▶ [Exercise directions]: Check every line of the data below for "status". Copy each one that has it.

----

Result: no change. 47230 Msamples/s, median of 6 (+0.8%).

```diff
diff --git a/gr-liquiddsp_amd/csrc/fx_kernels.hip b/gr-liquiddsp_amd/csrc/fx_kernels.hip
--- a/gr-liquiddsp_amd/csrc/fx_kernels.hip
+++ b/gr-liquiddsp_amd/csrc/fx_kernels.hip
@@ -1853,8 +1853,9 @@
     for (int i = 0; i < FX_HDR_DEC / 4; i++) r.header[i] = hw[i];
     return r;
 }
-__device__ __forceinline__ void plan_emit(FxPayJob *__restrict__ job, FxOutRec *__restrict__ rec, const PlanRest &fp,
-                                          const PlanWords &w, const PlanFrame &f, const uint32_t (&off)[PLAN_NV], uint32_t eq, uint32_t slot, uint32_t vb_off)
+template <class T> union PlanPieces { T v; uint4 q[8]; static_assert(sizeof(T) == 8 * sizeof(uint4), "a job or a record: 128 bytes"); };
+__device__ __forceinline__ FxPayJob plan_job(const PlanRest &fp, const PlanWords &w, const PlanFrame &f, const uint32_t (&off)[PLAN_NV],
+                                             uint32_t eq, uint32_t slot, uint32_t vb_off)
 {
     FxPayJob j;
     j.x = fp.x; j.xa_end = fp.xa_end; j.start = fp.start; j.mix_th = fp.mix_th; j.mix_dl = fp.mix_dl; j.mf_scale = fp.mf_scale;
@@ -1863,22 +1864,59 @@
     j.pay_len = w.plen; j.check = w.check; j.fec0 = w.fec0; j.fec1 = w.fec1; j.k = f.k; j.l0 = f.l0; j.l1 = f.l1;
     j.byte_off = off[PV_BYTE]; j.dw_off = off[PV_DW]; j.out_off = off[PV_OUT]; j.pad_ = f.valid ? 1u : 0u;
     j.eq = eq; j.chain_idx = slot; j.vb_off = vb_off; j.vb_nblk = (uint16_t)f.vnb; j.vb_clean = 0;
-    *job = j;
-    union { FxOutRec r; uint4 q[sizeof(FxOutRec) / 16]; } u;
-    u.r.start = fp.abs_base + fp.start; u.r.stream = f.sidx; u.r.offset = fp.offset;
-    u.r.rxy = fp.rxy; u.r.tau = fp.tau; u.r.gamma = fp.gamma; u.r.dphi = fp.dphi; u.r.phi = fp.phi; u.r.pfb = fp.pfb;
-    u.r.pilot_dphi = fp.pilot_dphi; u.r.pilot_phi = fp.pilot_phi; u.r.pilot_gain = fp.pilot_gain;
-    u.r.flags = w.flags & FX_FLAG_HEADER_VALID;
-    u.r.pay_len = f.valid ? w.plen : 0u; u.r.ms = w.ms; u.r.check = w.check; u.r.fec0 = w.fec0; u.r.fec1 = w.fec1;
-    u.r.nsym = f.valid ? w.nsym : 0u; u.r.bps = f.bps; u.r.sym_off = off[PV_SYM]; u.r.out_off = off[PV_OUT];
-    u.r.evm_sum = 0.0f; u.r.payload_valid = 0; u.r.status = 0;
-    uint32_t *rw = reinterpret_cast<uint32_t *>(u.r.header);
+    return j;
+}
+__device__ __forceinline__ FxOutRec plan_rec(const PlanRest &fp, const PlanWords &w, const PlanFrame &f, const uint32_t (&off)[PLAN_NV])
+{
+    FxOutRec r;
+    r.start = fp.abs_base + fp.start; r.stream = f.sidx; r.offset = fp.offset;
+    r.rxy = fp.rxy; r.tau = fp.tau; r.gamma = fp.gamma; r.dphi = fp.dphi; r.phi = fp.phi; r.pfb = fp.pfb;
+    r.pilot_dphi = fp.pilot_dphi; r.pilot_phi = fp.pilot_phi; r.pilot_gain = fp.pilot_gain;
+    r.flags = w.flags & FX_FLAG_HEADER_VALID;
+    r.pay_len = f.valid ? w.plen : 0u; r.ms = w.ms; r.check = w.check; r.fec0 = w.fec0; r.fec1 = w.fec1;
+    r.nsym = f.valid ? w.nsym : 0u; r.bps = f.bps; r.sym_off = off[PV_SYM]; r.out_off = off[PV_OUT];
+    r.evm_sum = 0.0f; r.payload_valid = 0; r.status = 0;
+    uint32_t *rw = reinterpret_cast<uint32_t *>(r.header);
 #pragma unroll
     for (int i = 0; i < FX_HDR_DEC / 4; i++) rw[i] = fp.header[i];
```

----

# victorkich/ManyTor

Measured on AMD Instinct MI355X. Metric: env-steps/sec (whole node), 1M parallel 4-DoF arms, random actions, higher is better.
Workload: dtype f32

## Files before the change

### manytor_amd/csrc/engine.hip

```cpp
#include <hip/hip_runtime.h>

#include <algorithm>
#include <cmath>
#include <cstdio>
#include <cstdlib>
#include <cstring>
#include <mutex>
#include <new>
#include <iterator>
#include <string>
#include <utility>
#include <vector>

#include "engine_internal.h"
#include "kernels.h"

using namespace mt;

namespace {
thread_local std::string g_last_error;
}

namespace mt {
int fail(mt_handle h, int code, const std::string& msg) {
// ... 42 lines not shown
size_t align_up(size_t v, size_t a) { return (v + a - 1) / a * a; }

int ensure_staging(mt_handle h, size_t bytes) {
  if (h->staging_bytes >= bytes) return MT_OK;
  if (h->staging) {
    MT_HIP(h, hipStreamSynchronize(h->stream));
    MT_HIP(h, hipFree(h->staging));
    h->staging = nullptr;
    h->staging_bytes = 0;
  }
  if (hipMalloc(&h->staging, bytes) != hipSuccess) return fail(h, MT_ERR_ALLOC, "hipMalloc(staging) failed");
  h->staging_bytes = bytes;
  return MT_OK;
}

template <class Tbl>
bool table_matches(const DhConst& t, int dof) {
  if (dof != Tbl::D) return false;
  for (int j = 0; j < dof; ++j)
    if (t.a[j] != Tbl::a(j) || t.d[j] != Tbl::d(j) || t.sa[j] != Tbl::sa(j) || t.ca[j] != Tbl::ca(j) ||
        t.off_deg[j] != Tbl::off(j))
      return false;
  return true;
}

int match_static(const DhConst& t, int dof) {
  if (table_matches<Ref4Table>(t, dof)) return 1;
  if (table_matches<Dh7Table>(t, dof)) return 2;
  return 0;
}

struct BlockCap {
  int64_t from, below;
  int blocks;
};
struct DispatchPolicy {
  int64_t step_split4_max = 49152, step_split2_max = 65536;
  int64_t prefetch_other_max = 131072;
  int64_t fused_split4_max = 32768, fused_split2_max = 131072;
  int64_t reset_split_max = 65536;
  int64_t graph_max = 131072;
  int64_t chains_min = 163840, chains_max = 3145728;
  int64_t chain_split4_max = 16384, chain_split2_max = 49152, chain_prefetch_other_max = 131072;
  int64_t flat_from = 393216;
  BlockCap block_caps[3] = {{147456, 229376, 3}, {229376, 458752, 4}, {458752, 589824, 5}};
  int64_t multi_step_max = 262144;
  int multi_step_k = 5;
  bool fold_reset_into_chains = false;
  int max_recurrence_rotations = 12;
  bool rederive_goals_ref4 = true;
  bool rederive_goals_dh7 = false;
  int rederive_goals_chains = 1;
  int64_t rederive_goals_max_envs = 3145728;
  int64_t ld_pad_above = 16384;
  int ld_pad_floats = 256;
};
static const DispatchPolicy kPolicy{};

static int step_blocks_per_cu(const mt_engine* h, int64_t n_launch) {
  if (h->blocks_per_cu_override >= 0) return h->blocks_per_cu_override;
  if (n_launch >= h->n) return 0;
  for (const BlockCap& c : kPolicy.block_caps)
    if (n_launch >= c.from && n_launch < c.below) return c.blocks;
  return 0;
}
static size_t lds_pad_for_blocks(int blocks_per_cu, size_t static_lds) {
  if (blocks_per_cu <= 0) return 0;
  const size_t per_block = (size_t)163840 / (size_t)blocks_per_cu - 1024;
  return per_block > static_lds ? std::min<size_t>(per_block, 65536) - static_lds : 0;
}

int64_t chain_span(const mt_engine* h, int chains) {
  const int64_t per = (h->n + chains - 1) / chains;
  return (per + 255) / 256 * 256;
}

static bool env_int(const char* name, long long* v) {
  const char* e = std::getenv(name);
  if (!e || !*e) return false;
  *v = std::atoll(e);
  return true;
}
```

----

▶ [Result of the task]:
-    u.r.evm_sum = 0.0f; u.r.payload_valid = 0; u.r.status = 0;
+    r.evm_sum = 0.0f; r.payload_valid = 0; r.status = 0;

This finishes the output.